> _Task to complete_: Within the entries below, every line containing "long" is to be copied.

☆ ☆ ☆ ☆

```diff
@@ -874,14 +874,14 @@
     if (a.seg) lam = a.seg[a.n_seg == 1 ? 0 : r_ld / a.seg_len].lambda_idx;
     if constexpr ((FEAT & F_WRAY) != 0) wl = a.w[r_ld];
     load_ray(a, r_ld, r);
-    if constexpr (FAST) bad = bad | !(::fabs(r.L) < __builtin_inf() && ::fabs(r.M) < __builtin_inf());
+    if constexpr (FAST) ORT_CHK(bad, !(::fabs(r.L) < __builtin_inf() && ::fabs(r.M) < __builtin_inf()));
   }
   return r;
 }
 
-template <uint32_t FEAT, bool FAST>
+template <uint32_t FEAT, bool FAST, class B>
 __device__ inline void closed_surfaces(const KArgs& a, ort::Ray& r, int lam, double wl,
-                                       int64_t rid, bool active, bool& bad, bool& geom_bad,
+                                       int64_t rid, bool active, B& bad, bool& geom_bad,
                                        double apod = 1.0) {
   for (int si = a.start_surface; si < a.n_surf; ++si) {
     const ort_surface s = cst(a.surf)[si];
@@ -892,15 +892,16 @@
       localize(a, s, r);
     const bool is_plane = s.geometry == ORT_GEOM_PLANE;
     const bool radius_inf = (s.flags & ORT_SURF_RADIUS_INF) != 0;
+    bool sbad = false;
     double t;
     if constexpr (FAST) {
-      t = is_plane ? ort::fast::distance_plane(r, bad)
-                   : ort::fast::distance_conic(r, s, radius_inf, bad);
+      t = is_plane ? ort::fast::distance_plane(r, sbad)
+                   : ort::fast::distance_conic_folded(r, s, radius_inf, sbad);
     } else {
       t = is_plane ? ort::distance_plane(r) : ort::distance_conic(r, s.radius, s.conic, radius_inf);
     }
     if constexpr (FAST) {
-      ORT_CHK(bad, s.geometry > ORT_GEOM_STANDARD || s.geometry < ORT_GEOM_PLANE);
+      ORT_CHK_UNIFORM(bad, s.geometry > ORT_GEOM_STANDARD || s.geometry < ORT_GEOM_PLANE);
     } else if (!is_plane && s.geometry != ORT_GEOM_STANDARD) {
       t = __builtin_nan("");
       geom_bad = true;
@@ -925,14 +926,14 @@
     constexpr bool kFlat = false;
 #endif
     if (kFlat && !refl && (is_plane || radius_inf)) {
-      ort::fast::refract_flat(r, o.u, o.u_sq, bad);
+      ort::fast::refract_flat(r, o.u, o.u_sq, sbad);
     } else {
       double nx, ny, nz;
       if (is_plane) {
         nx = 0.0; ny = 0.0; nz = 1.0;
       } else if (s.flags & ORT_SURF_INV_R2) {
         if constexpr (FAST)
-          ort::fast::normal_conic_rcp(r.x, r.y, s, nx, ny, nz, bad);
+          ort::fast::normal_conic_rcp(r.x, r.y, s, nx, ny, nz, sbad);
         else
           ort::normal_conic_rcp(r.x, r.y, s.radius, s.conic, s.inv_r2, nx, ny, nz);
       } else {
@@ -942,18 +943,22 @@
         ort::reflect(r, nx, ny, nz);
       } else {
         if constexpr (FAST)
-          ort::fast::refract(r, nx, ny, nz, o.u, o.u_sq, bad);
+          ort::fast::refract(r, nx, ny, nz, o.u, o.u_sq, sbad);
         else
           ort::refract(r, nx, ny, nz, o.u);
       }
     }
     if constexpr ((FEAT & F_AXIAL) != 0) {
-      r.x = r.x + 0.0;
-      r.y = r.y + 0.0;
+      if (!FAST || si == a.start_surface) {
+        if constexpr (FAST) asm volatile("");
+        r.x = r.x + 0.0;
+        r.y = r.y + 0.0;
+      }
       r.z = r.z + s.cs_t[2];
     } else {
       globalize(a, s, r);
     }
+    if constexpr (FAST) ORT_CHK(bad, sbad);
     if constexpr ((FEAT & F_REC) != 0) {
       if ((s.flags & ORT_SURF_RECORD) && active) {
         if constexpr ((FEAT & F_GEN) != 0)
@@ -965,8 +970,15 @@
   }
 }
 
+__device__ inline const KArgs& kernarg_again() {
+  auto p = (const __attribute__((address_space(4))) KArgs*)__builtin_amdgcn_kernarg_segment_ptr();
+  asm volatile("" : "+s"(p));
+  return (const KArgs&)*p;
+}
+
 template <uint32_t FEAT>
-__global__ __launch_bounds__(kClosedBlock) __attribute__((amdgpu_waves_per_eu(8))) void trace_closed_kernel(const KArgs a) {
+__global__ __launch_bounds__(kClosedBlock) __attribute__((amdgpu_waves_per_eu(8))) void trace_closed_kernel(const KArgs a0) {
+  const KArgs& a = a0;
   int64_t rid;
   bool active;
   if constexpr ((FEAT & F_SPOT) != 0) {
@@ -991,37 +1003,41 @@
     }
   }
 #ifndef ORT_NO_DEFERRED_CHECKS
-  ort::Ray r = closed_ray_in<FEAT, true>(a, r_ld, lam, wl, bad);
-  closed_surfaces<FEAT, true>(a, r, lam, wl, rid, active, bad, geom_bad, apod_f);
-  bad = bad | !ort::fast::state_ok(r);
+  ort::fast::WaveFlag fbad{0};
+  ort::Ray r = closed_ray_in<FEAT, true>(a, r_ld, lam, wl, fbad);
+  closed_surfaces<FEAT, true>(a, r, lam, wl, rid, active, fbad, geom_bad, apod_f);
+  const KArgs& b = kernarg_again();
+  bad = ((fbad.m >> (threadIdx.x & 63)) & 1) != 0 || !ort::fast::state_ok(r) ||
+        b.exact_only != 0;
   if (__builtin_expect(bad, 0)) {
-    r = closed_ray_in<FEAT, false>(a, r_ld, lam, wl, bad);
-    closed_surfaces<FEAT, false>(a, r, lam, wl, rid, active, bad, geom_bad, apod_f);
+    r = closed_ray_in<FEAT, false>(b, r_ld, lam, wl, bad);
+    closed_surfaces<FEAT, false>(b, r, lam, wl, rid, active, bad, geom_bad, apod_f);
   }
 #else
-  ort::Ray r = closed_ray_in<FEAT, false>(a, r_ld, lam, wl, bad);
-  closed_surfaces<FEAT, false>(a, r, lam, wl, rid, active, bad, geom_bad, apod_f);
-#endif
-  if (a.final_mat >= 0) ort::propagate(r, a.final_thickness, final_alpha<FEAT>(a, lam, wl));
-  if (geom_bad && a.status && threadIdx.x == 0) atomicOr(a.status, (int)ORT_STATUS_BAD_GEOMETRY);
+  const KArgs& b = a;
+  ort::Ray r = closed_ray_in<FEAT, false>(b, r_ld, lam, wl, bad);
+  closed_surfaces<FEAT, false>(b, r, lam, wl, rid, active, bad, geom_bad, apod_f);
+#endif
+  if (b.final_mat >= 0) ort::propagate(r, b.final_thickness, final_alpha<FEAT>(b, lam, wl));
+  if (geom_bad && b.status && threadIdx.x == 0) atomicOr(b.status, (int)ORT_STATUS_BAD_GEOMETRY);
   if constexpr ((FEAT & F_GEN) != 0) {
-    if (a.apod && a.status && threadIdx.x == 0 &&
-        (uint32_t)cst(a.apod)->kind > (uint32_t)ORT_APOD_TUKEY)
-      atomicOr(a.status, (int)ORT_STATUS_BAD_APODIZATION);
+    if (b.apod && b.status && threadIdx.x == 0 &&
+        (uint32_t)cst(b.apod)->kind > (uint32_t)ORT_APOD_TUKEY)
+      atomicOr(b.status, (int)ORT_STATUS_BAD_APODIZATION);
   }
   double inten = ort::intensity(r);
 #ifndef ORT_NO_APOD
   if constexpr ((FEAT & F_GEN) != 0) {
-    if (a.apod) {
-      const int64_t sidx = a.n_seg == 1 ? 0 : r_ld / a.seg_len;
-      const int64_t p = a.pupil_per_ray ? r_ld : (r_ld - sidx * a.seg_len);
-      inten = ort::apodize(*cst(a.apod), a.px[p], a.py[p]) * inten;
-    }
-  }
-#endif
-  if constexpr ((FEAT & F_SPOT) != 0) spot_epilogue<FEAT>(a, r, inten, active);
+    if (b.apod) {
+      const int64_t sidx = b.n_seg == 1 ? 0 : r_ld / b.seg_len;
+      const int64_t p = b.pupil_per_ray ? r_ld : (r_ld - sidx * b.seg_len);
+      inten = ort::apodize(*cst(b.apod), b.px[p], b.py[p]) * inten;
+    }
+  }
+#endif
+  if constexpr ((FEAT & F_SPOT) != 0) spot_epilogue<FEAT>(b, r, inten, active);
   if (!active) return;
-  store_ray(a, rid, r, &inten);
+  store_ray(b, rid, r, &inten);
 }
 
 template <int CTRL, int ROW_MASK>
```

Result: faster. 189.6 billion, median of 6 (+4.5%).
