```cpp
sss_hip_dist *sss_hip_dist_create(const SSS_AMG *mg, const sss_hip_opts *o, sss_hip_comm *c, int agg_rows);
sss_hip_dist *sss_hip_dist_create_from_files(const char *prefix, const sss_hip_opts *o, sss_hip_comm *c);
void sss_hip_dist_destroy(sss_hip_dist *d);
int sss_hip_dist_info(sss_hip_dist *d, int *lo, int *hi, int *nagg, int *nghost0);
int sss_hip_dist_level_size(sss_hip_dist *d, int l, int *m, int *g, long long *nnz);
int sss_hip_dist_level_flags(sss_hip_dist *d, int l);
int sss_hip_dist_upload_vec(sss_hip_dist *d, int which, const double *own, int n);
int sss_hip_dist_download_vec(sss_hip_dist *d, int which, double *own, int n);
int sss_hip_dist_cycle(sss_hip_dist *d);
int sss_hip_dist_residual_norm(sss_hip_dist *d, double *absres);
int sss_hip_dist_sync(sss_hip_dist *d);
int sss_hip_dist_time_level0_spmv(sss_hip_dist *d, int reps, double *avg_ms);
int sss_hip_dist_time_levels(sss_hip_dist *d, int reps, double *cycle_ms, double *level_ms, int nslots);
int sss_hip_dist_time_tail_levels(sss_hip_dist *d, int reps, double *level_ms, int nslots);
int sss_hip_dist_halo_stats(sss_hip_dist *d, long long *calls, long long *doubles, int nslots, int reset,
                            int *nc_own, int *nc_all, int *tail_levels);

typedef struct sss_part_plan sss_part_plan;
sss_part_plan *sss_part_plan_create(const SSS_AMG *mg, int nranks, int rank, int agg_rows);
int sss_part_save(const SSS_AMG *mg, int nranks, int agg_rows, const char *prefix);
sss_part_plan *sss_part_plan_load(const char *path);
void sss_part_plan_destroy(sss_part_plan *p);
int sss_part_plan_nagg(const sss_part_plan *p);
int sss_part_plan_level(const sss_part_plan *p, int l, int *lo, int *hi, int *m, int *g);
int sss_part_plan_matrix(const sss_part_plan *p, int l, int which, SSS_MAT *out);
int sss_part_plan_ids(const sss_part_plan *p, int l, const int **perm, const int **ghosts);
int sss_part_plan_halo(const sss_part_plan *p, int l, int *nsend, const int **sdst, const int **scount,
                       const int **sidx, int *nrecv, const int **rsrc, const int **rcount);

int sss_gen_stencil(int kind, int nx, int ny, int nz, int z0, int z1, SSS_MAT *A);

#ifdef __cplusplus
}
#endif
#endif
```

Measured before the change: 53.72.

## Restructure merged-row LDS accumulators with key-indexed layout and tree reduction

Changes the LDS accumulator layout in the merged SpMV path so the packed key bits index slots directly, which removes the per-element slot arithmetic. The per-lane shuffle reductions are replaced by a transposed tree reduction across the wave that writes results straight into the reduction buffer. Wave-partition arithmetic now uses shifts and readfirstlane. It also adds a host SpMV entry point with a selectable summation order and lets the Python loader tolerate missing symbols. The trade-off is a different floating-point summation order and more complex LDS indexing.

```diff
diff --git a/amg_amd/_native.py b/amg_amd/_native.py
--- a/amg_amd/_native.py
+++ b/amg_amd/_native.py
@@ -107,7 +107,7 @@
     "SSS_amg_save", "SSS_amg_load",
     "sss_hip_coarse_solve", "sss_hip_smooth", "sss_hip_sync", "sss_hip_level_info_get", "sss_hip_num_levels", "sss_hip_tail_from",
     "sss_hip_cycle_launches", "sss_hip_cycle_bytes",
-    "sss_hip_spmv_plan_create", "sss_hip_spmv_plan_destroy", "sss_hip_spmv", "sss_hip_host_spmv",
+    "sss_hip_spmv_plan_create", "sss_hip_spmv_plan_destroy", "sss_hip_spmv", "sss_hip_host_spmv", "sss_hip_host_spmv_order",
     "sss_hip_host_smooth", "sss_hip_host_coarse_solve", "sss_hip_host_cache_clear", "sss_hip_time_level0_spmv", "sss_hip_time_iterations",
     "sss_hip_time_level0_spmv_csr", "sss_hip_time_levels", "sss_hip_dist_time_tail_levels",
     "sss_gen_stencil",
@@ -201,6 +201,7 @@
         "sss_hip_cycle_launches": (C.c_int, [C.c_void_p]),
         "sss_hip_cycle_bytes": (C.c_int, [C.c_void_p, C.POINTER(C.c_double), C.c_int]),
         "sss_hip_host_spmv": (C.c_int, [C.c_int, C.c_double, P(SSS_MAT), _dbl_p, _dbl_p, _dbl_p, C.c_int]),
+        "sss_hip_host_spmv_order": (C.c_int, [C.c_int, C.c_double, P(SSS_MAT), _dbl_p, _dbl_p, _dbl_p, C.c_int, C.c_int]),
         "sss_hip_host_smooth": (C.c_int, [P(SSS_SMTR), C.c_int]),
         "sss_hip_host_coarse_solve": (C.c_int, [P(SSS_MAT), P(SSS_VEC), P(SSS_VEC), C.c_double, C.c_int,
                                                 C.c_int]),
@@ -241,7 +242,12 @@
                                          P(_int_p), P(_int_p)]),
     }
     for name, (res, args) in sig.items():
-        fn = getattr(lib, name)
+        try:
+            fn = getattr(lib, name)
+        except AttributeError:
+            if os.environ.get("SSS_AMG_LIB"):
+                continue
+            raise
         fn.restype = res
         fn.argtypes = args
     return lib
diff --git a/amg_amd/csrc/sss_hier.hip b/amg_amd/csrc/sss_hier.hip
--- a/amg_amd/csrc/sss_hier.hip
+++ b/amg_amd/csrc/sss_hier.hip
@@ -1596,11 +1596,19 @@
 extern "C" int sss_hip_host_spmv(int op, double alpha, const SSS_MAT *A, const double *x, const double *b,
                                  double *y, int cap)
 {
+    return sss_hip_host_spmv_order(op, alpha, A, x, b, y, cap, 0);
+}
+
+extern "C" int sss_hip_host_spmv_order(int op, double alpha, const SSS_MAT *A, const double *x, const double *b,
+                                       double *y, int cap, int sum_order)
+{
     if (sss_hip_device_count() <= 0) return ERROR_MISC;
     sss_hip_opts o;
     sss_hip_opts_default(&o);
-    int enc = level_encoding(o) & (kEncSortedTiles | kEncDict);
-    if (A->num_rows != A->num_cols) enc = restriction_encoding(o) & (kEncSortedTiles | kEncEll);
+    o.sum_order = sum_order == 1 ? 1 : 0;
+    const int order = o.sum_order == 1 ? kEncFreeOrder : 0;
+    int enc = level_encoding(o) & (kEncSortedTiles | kEncDict | order);
+    if (A->num_rows != A->num_cols) enc = restriction_encoding(o) & (kEncSortedTiles | kEncEll | order);
     auto M = prepared().get<HostCSR>(matrix_key(*A, 0x5350ull ^ ((unsigned long long)enc << 8)), [&] {
         auto m = std::make_shared<HostCSR>();
         return devcsr_upload(m->d, *A, -1, enc) ? nullptr : m;
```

☆ ☆ ☆ ☆

> _Reply to the exercise_:
int sss_hip_dist_level_size(sss_hip_dist *d, int l, int *m, int *g, long long *nnz);
int sss_hip_dist_halo_stats(sss_hip_dist *d, long long *calls, long long *doubles, int nslots, int reset,
     auto M = prepared().get<HostCSR>(matrix_key(*A, 0x5350ull ^ ((unsigned long long)enc << 8)), [&] {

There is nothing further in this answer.